Supplied records section start
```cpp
typedef struct {
  int restarts;
  int block_applications;
  int converged;
  int basis;
  double max_residual;
  double ms_total, ms_spmm, ms_ortho, ms_rr_host;
  int64_t spmm_launches;
  double spmm_algo_bytes;
  int stagnated;
  int rr_fallbacks;
  double gpu_ms_spmm[2];
  int64_t spmm_timed_launches[2];
  double spmm_stage_bytes[2];
  double est_scale;
  int lean_checks;
  int pool_blocks;
  int spmm_form;
  double stag_cap;
  int y_captured;
  int tri_fallbacks;
} n2v2r_eig_stats;

int n2v2r_create(int device, n2v2r_handle** out);
void n2v2r_destroy(n2v2r_handle* h);
int n2v2r_last_error(const n2v2r_handle* h, char* buf, size_t len);
const char* n2v2r_version(void);

#define N2V2R_UNIQUE_ID_BYTES 128
int n2v2r_comm_unique_id(char* out, size_t len);
int n2v2r_create_rccl(int device, int rank, int world, const char* unique_id, n2v2r_handle** out);
int n2v2r_simgroup_create(int world, n2v2r_simgroup** out);
void n2v2r_simgroup_destroy(n2v2r_simgroup* g);
int n2v2r_create_sim(int device, n2v2r_simgroup* g, int rank, n2v2r_handle** out);
int n2v2r_dist_info(const n2v2r_handle* h, int* rank, int* world, int64_t* row0, int64_t* n_local);

int n2v2r_create_multi(const int* devices, int n_gpus, n2v2r_handle** out);
int n2v2r_multi_devices(const n2v2r_handle* h, int* devices, int cap);

int n2v2r_set_num_layers(n2v2r_handle* h, int num_layers, int64_t n);
int n2v2r_set_layer_csr(n2v2r_handle* h, int k, int64_t n, int64_t nnz, const int64_t* indptr,
                        const int32_t* indices, const float* data, int symmetric);
int n2v2r_set_layer_dense(n2v2r_handle* h, int k, int64_t n, const float* A, int symmetric);
enum { N2V2R_CORR_UNSIGNED = 0, N2V2R_CORR_SIGNED = 1, N2V2R_CORR_SIGNED_HYBRID = 2,
       N2V2R_CORR_RAW = 3 };
int n2v2r_set_layer_corr(n2v2r_handle* h, int k, int64_t n, int64_t samples,
                         const double* E , int kind, double power);
int n2v2r_set_layer_csr_rows(n2v2r_handle* h, int k, int64_t n, int64_t row0, int64_t n_rows,
                             int64_t nnz, const int64_t* indptr, const int32_t* indices,
                             const float* data);

int n2v2r_uase(n2v2r_handle* h, int d, const n2v2r_eig_opts* opts, n2v2r_eig_stats* stats);
int n2v2r_get_embedding(n2v2r_handle* h, float* Y );
int n2v2r_get_left_embedding(n2v2r_handle* h, float* X );
int n2v2r_get_singular_values(n2v2r_handle* h, double* s );
int n2v2r_set_embedding(n2v2r_handle* h, int num_layers, int64_t n, int d, const float* Y);

int n2v2r_rank(n2v2r_handle* h, int strategy, const int* dims, int n_dims, const int* metrics,
               int n_metrics, int method, int* n_comparisons, int* n_cols);
int n2v2r_get_distances(n2v2r_handle* h, int comparison, double* D );
int n2v2r_get_borda(n2v2r_handle* h, int comparison, int64_t* borda );
int n2v2r_rank_timing(n2v2r_handle* h, double* ms_distances, double* ms_borda);

int n2v2r_pairwise_distances(n2v2r_handle* h, const double* m1, const double* m2, int64_t n,
                             int dim, int metric, double* out);
int n2v2r_borda_columns(n2v2r_handle* h, const double* D , int64_t n,
                        int n_cols, int64_t* borda);
int n2v2r_column_sums(n2v2r_handle* h, int k, float* out );
int n2v2r_borda_columns_ex(n2v2r_handle* h, const double* D , int64_t n,
                           int n_cols, const int32_t* given_cols, int n_given,
                           const int32_t* given_orders, int64_t* borda, int32_t* tied);

int n2v2r_project(n2v2r_handle* h, int64_t m, int64_t n, const double* W, int on_columns,
                  double* out);

int n2v2r_synchronize(n2v2r_handle* h);


#ifdef __cplusplus
}
#endif

#endif
```

### include/n2v2r_diag.h

```cpp
#ifndef N2V2R_DIAG_H
#define N2V2R_DIAG_H

#include "n2v2r.h"

#ifdef __cplusplus
extern "C" {
#endif

int n2v2r_bench_spmm(n2v2r_handle* h, int k, int transpose, int b, int reps, const float* X,
                     float* Y, double* avg_ms, double* algo_bytes);
int n2v2r_bench_spmm_tiled(n2v2r_handle* h, int k, int transpose, int b, int nb, int reps,
                           const float* X, float* Y, double* avg_ms);

int n2v2r_spmm_col_blocks(const n2v2r_handle* h, int b);

int n2v2r_rr_top(n2v2r_handle* h, int c, const double* H, int p, double* w, float* S);

int n2v2r_rr_band_top(n2v2r_handle* h, int c, int kp, const double* hband, int64_t hband_len,
                      const double* theta_prev, int p, double* w, float* S);

int n2v2r_h2d_layer_bytes(const n2v2r_handle* h, int64_t* per_rank, int cap);

int n2v2r_get_layer_dense(n2v2r_handle* h, int k, float* A );

#ifdef __cplusplus
}
#endif

#endif
```

### node2vec2rank_amd/_lib.py

```python
from __future__ import annotations

import atexit
import ctypes
import os
import threading
import weakref

import numpy as np

from .coexpression import Coexpression

_HERE = os.path.dirname(os.path.abspath(__file__))
LIB_PATH = os.environ.get("N2V2R_LIB", os.path.join(_HERE, "lib", "libn2v2r_hip.so"))

OK = 0
ERR_BAD_ARG = 1
ERR_UNSUPPORTED_METRIC = 2
ERR_NO_CONVERGENCE = 3
ERR_HIP = 4
ERR_OUT_OF_MEMORY = 5
ERR_NOT_READY = 6
ERR_UNSUPPORTED_AGG = 7
ERR_INTERNAL = 8
ERR_RCCL = 9
AGG_BORDA, AGG_NONE = 0, -1
EIG_TIME_SPMM = 16
EIG_TEST_NO_STAGNATION = 64
EIG_TEST_FAIL_ALONE = 128

STRATEGY = {"sequential": 0, "one_vs_before": 1, "one_vs_rest": 2}
METRIC = {"cosine": 0, "euclidean": 1, "correlation": 2}
SYM_DETECT, SYM_NO, SYM_YES = -1, 0, 1

EXPORTED = [
    "n2v2r_create", "n2v2r_destroy", "n2v2r_last_error", "n2v2r_version",
    "n2v2r_set_num_layers", "n2v2r_set_layer_csr", "n2v2r_uase", "n2v2r_get_embedding",
    "n2v2r_get_left_embedding", "n2v2r_get_singular_values", "n2v2r_set_embedding",
    "n2v2r_rank", "n2v2r_get_distances", "n2v2r_get_borda", "n2v2r_rank_timing",
    "n2v2r_pairwise_distances", "n2v2r_borda_columns", "n2v2r_borda_columns_ex",
    "n2v2r_column_sums",
    "n2v2r_synchronize", "n2v2r_bench_spmm", "n2v2r_bench_spmm_tiled", "n2v2r_spmm_col_blocks",
    "n2v2r_comm_unique_id", "n2v2r_create_rccl", "n2v2r_simgroup_create",
    "n2v2r_simgroup_destroy", "n2v2r_create_sim", "n2v2r_dist_info", "n2v2r_set_layer_csr_rows",
    "n2v2r_rr_top", "n2v2r_rr_band_top", "n2v2r_set_layer_dense", "n2v2r_project",
    "n2v2r_create_multi", "n2v2r_multi_devices", "n2v2r_h2d_layer_bytes",
    "n2v2r_set_layer_corr", "n2v2r_get_layer_dense",
]
UNIQUE_ID_BYTES = 128


class ArpackNoConvergence(RuntimeError):
    """UASE eigensolver did not reach the residual tolerance (scipy raises
    ``ArpackNoConvergence`` in the reference's svds path)."""


class EigOpts(ctypes.Structure):
    _fields_ = [("block", ctypes.c_int), ("max_basis", ctypes.c_int), ("keep", ctypes.c_int),
                ("max_restarts", ctypes.c_int), ("tol", ctypes.c_double),
                ("seed", ctypes.c_uint64), ("solver_flags", ctypes.c_int)]


class EigStats(ctypes.Structure):
    _fields_ = [("restarts", ctypes.c_int), ("block_applications", ctypes.c_int),
                ("converged", ctypes.c_int), ("basis", ctypes.c_int),
                ("max_residual", ctypes.c_double), ("ms_total", ctypes.c_double),
                ("ms_spmm", ctypes.c_double), ("ms_ortho", ctypes.c_double),
                ("ms_rr_host", ctypes.c_double), ("spmm_launches", ctypes.c_int64),
                ("spmm_algo_bytes", ctypes.c_double), ("stagnated", ctypes.c_int),
                ("rr_fallbacks", ctypes.c_int), ("gpu_ms_spmm", ctypes.c_double * 2),
                ("spmm_timed_launches", ctypes.c_int64 * 2),
                ("spmm_stage_bytes", ctypes.c_double * 2), ("est_scale", ctypes.c_double),
                ("lean_checks", ctypes.c_int), ("pool_blocks", ctypes.c_int),
                ("spmm_form", ctypes.c_int), ("stag_cap", ctypes.c_double),
                ("y_captured", ctypes.c_int), ("tri_fallbacks", ctypes.c_int)]

    def as_dict(self):
        out = {}
        for k, _ in self._fields_:
            v = getattr(self, k)
            out[k] = list(v) if isinstance(v, ctypes.Array) else v
        return out


_lib = None
_lock = threading.RLock()

_vp = ctypes.c_void_p
_i = ctypes.c_int
_i64 = ctypes.c_int64


def _p(dtype):
    return np.ctypeslib.ndpointer(dtype=dtype, flags="C_CONTIGUOUS")


def load(path: str | None = None):
    global _lib
    with _lock:
        if _lib is not None:
            return _lib
        p = path or LIB_PATH
        if not os.path.exists(p):
            raise RuntimeError(
                f"n2v2r HIP library not found at {p}; build it with "
                "`python -m node2vec2rank_amd.build` (there is no CPU fallback)")
        lib = ctypes.CDLL(p)
        atexit.register(_teardown)
        sig = {
            "n2v2r_create": (_i, [_i, ctypes.POINTER(_vp)]),
            "n2v2r_destroy": (None, [_vp]),
            "n2v2r_last_error": (_i, [_vp, ctypes.c_char_p, ctypes.c_size_t]),
            "n2v2r_version": (ctypes.c_char_p, []),
            "n2v2r_set_num_layers": (_i, [_vp, _i, _i64]),
            "n2v2r_set_layer_csr": (_i, [_vp, _i, _i64, _i64, _p(np.int64), _p(np.int32),
                                         _p(np.float32), _i]),
            "n2v2r_uase": (_i, [_vp, _i, ctypes.POINTER(EigOpts), ctypes.POINTER(EigStats)]),
            "n2v2r_get_embedding": (_i, [_vp, _p(np.float32)]),
            "n2v2r_get_left_embedding": (_i, [_vp, _p(np.float32)]),
            "n2v2r_get_singular_values": (_i, [_vp, _p(np.float64)]),
            "n2v2r_set_embedding": (_i, [_vp, _i, _i64, _i, _p(np.float32)]),
            "n2v2r_rank": (_i, [_vp, _i, _p(np.int32), _i, _p(np.int32), _i, _i,
                                ctypes.POINTER(_i), ctypes.POINTER(_i)]),
            "n2v2r_get_distances": (_i, [_vp, _i, _p(np.float64)]),
            "n2v2r_get_borda": (_i, [_vp, _i, _p(np.int64)]),
            "n2v2r_rank_timing": (_i, [_vp, ctypes.POINTER(ctypes.c_double),
                                       ctypes.POINTER(ctypes.c_double)]),
            "n2v2r_pairwise_distances": (_i, [_vp, _p(np.float64), _p(np.float64), _i64, _i, _i,
                                              _p(np.float64)]),
            "n2v2r_borda_columns": (_i, [_vp, _p(np.float64), _i64, _i, _p(np.int64)]),
            "n2v2r_borda_columns_ex": (_i, [_vp, _p(np.float64), _i64, _i, _vp, _i, _vp,
                                            _p(np.int64), _p(np.int32)]),
            "n2v2r_column_sums": (_i, [_vp, _i, _p(np.float32)]),
            "n2v2r_synchronize": (_i, [_vp]),
            "n2v2r_bench_spmm": (_i, [_vp, _i, _i, _i, _i, _p(np.float32), _vp,
                                      ctypes.POINTER(ctypes.c_double),
                                      ctypes.POINTER(ctypes.c_double)]),
            "n2v2r_bench_spmm_tiled": (_i, [_vp, _i, _i, _i, _i, _i, _p(np.float32), _vp,
                                            ctypes.POINTER(ctypes.c_double)]),
            "n2v2r_spmm_col_blocks": (_i, [_vp, _i]),
            "n2v2r_rr_top": (_i, [_vp, _i, _p(np.float64), _i, _p(np.float64), _p(np.float32)]),
            "n2v2r_rr_band_top": (_i, [_vp, _i, _i, _p(np.float64), ctypes.c_int64, _vp, _i,
                                       _p(np.float64), _p(np.float32)]),
            "n2v2r_set_layer_dense": (_i, [_vp, _i, _i64, _p(np.float32), _i]),
            "n2v2r_project": (_i, [_vp, _i64, _i64, _p(np.float64), _i, _p(np.float64)]),
            "n2v2r_comm_unique_id": (_i, [ctypes.c_char_p, ctypes.c_size_t]),
            "n2v2r_create_rccl": (_i, [_i, _i, _i, ctypes.c_char_p, ctypes.POINTER(_vp)]),
            "n2v2r_simgroup_create": (_i, [_i, ctypes.POINTER(_vp)]),
            "n2v2r_simgroup_destroy": (None, [_vp]),
            "n2v2r_create_sim": (_i, [_i, _vp, _i, ctypes.POINTER(_vp)]),
            "n2v2r_dist_info": (_i, [_vp, ctypes.POINTER(_i), ctypes.POINTER(_i),
                                     ctypes.POINTER(_i64), ctypes.POINTER(_i64)]),
            "n2v2r_set_layer_csr_rows": (_i, [_vp, _i, _i64, _i64, _i64, _i64, _p(np.int64),
                                              _p(np.int32), _p(np.float32)]),
            "n2v2r_create_multi": (_i, [_p(np.int32), _i, ctypes.POINTER(_vp)]),
            "n2v2r_multi_devices": (_i, [_vp, _vp, _i]),
            "n2v2r_h2d_layer_bytes": (_i, [_vp, _vp, _i]),
            "n2v2r_set_layer_corr": (_i, [_vp, _i, _i64, _i64, _p(np.float64), _i,
                                          ctypes.c_double]),
            "n2v2r_get_layer_dense": (_i, [_vp, _i, _p(np.float32)]),
        }
        for name, (res, args) in sig.items():
            f = getattr(lib, name)
            f.restype = res
            f.argtypes = args
        _lib = lib
        return lib


def comm_unique_id() -> bytes:
    lib = load()
    buf = ctypes.create_string_buffer(UNIQUE_ID_BYTES)
    st = lib.n2v2r_comm_unique_id(buf, UNIQUE_ID_BYTES)
    if st != OK:
        raise RuntimeError(f"n2v2r_comm_unique_id failed with status {st}")
    return buf.raw


class SimGroup:

    def __init__(self, world: int):
        self.lib = load()
        g = _vp()
        st = self.lib.n2v2r_simgroup_create(int(world), ctypes.byref(g))
        if st != OK:
            raise RuntimeError(f"n2v2r_simgroup_create failed with status {st}")
        self.g = g
        self.world = int(world)

    def close(self):
        if getattr(self, "g", None):
            self.lib.n2v2r_simgroup_destroy(self.g)
            self.g = None


_live = weakref.WeakSet()


def _teardown():
    for eng in list(_live):
        try:
            eng.close()
        except Exception:
            pass
    path = os.environ.get("N2V2R_EXIT_MAPS")
    if path:
        try:
            with open("/proc/self/maps") as src, open(path, "w") as dst:
                dst.write(src.read())
        except OSError:
            pass
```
Supplied records section end
Count how many lines in the data above hold the string "world", and give the number with no other words.

> **Exercise result**
6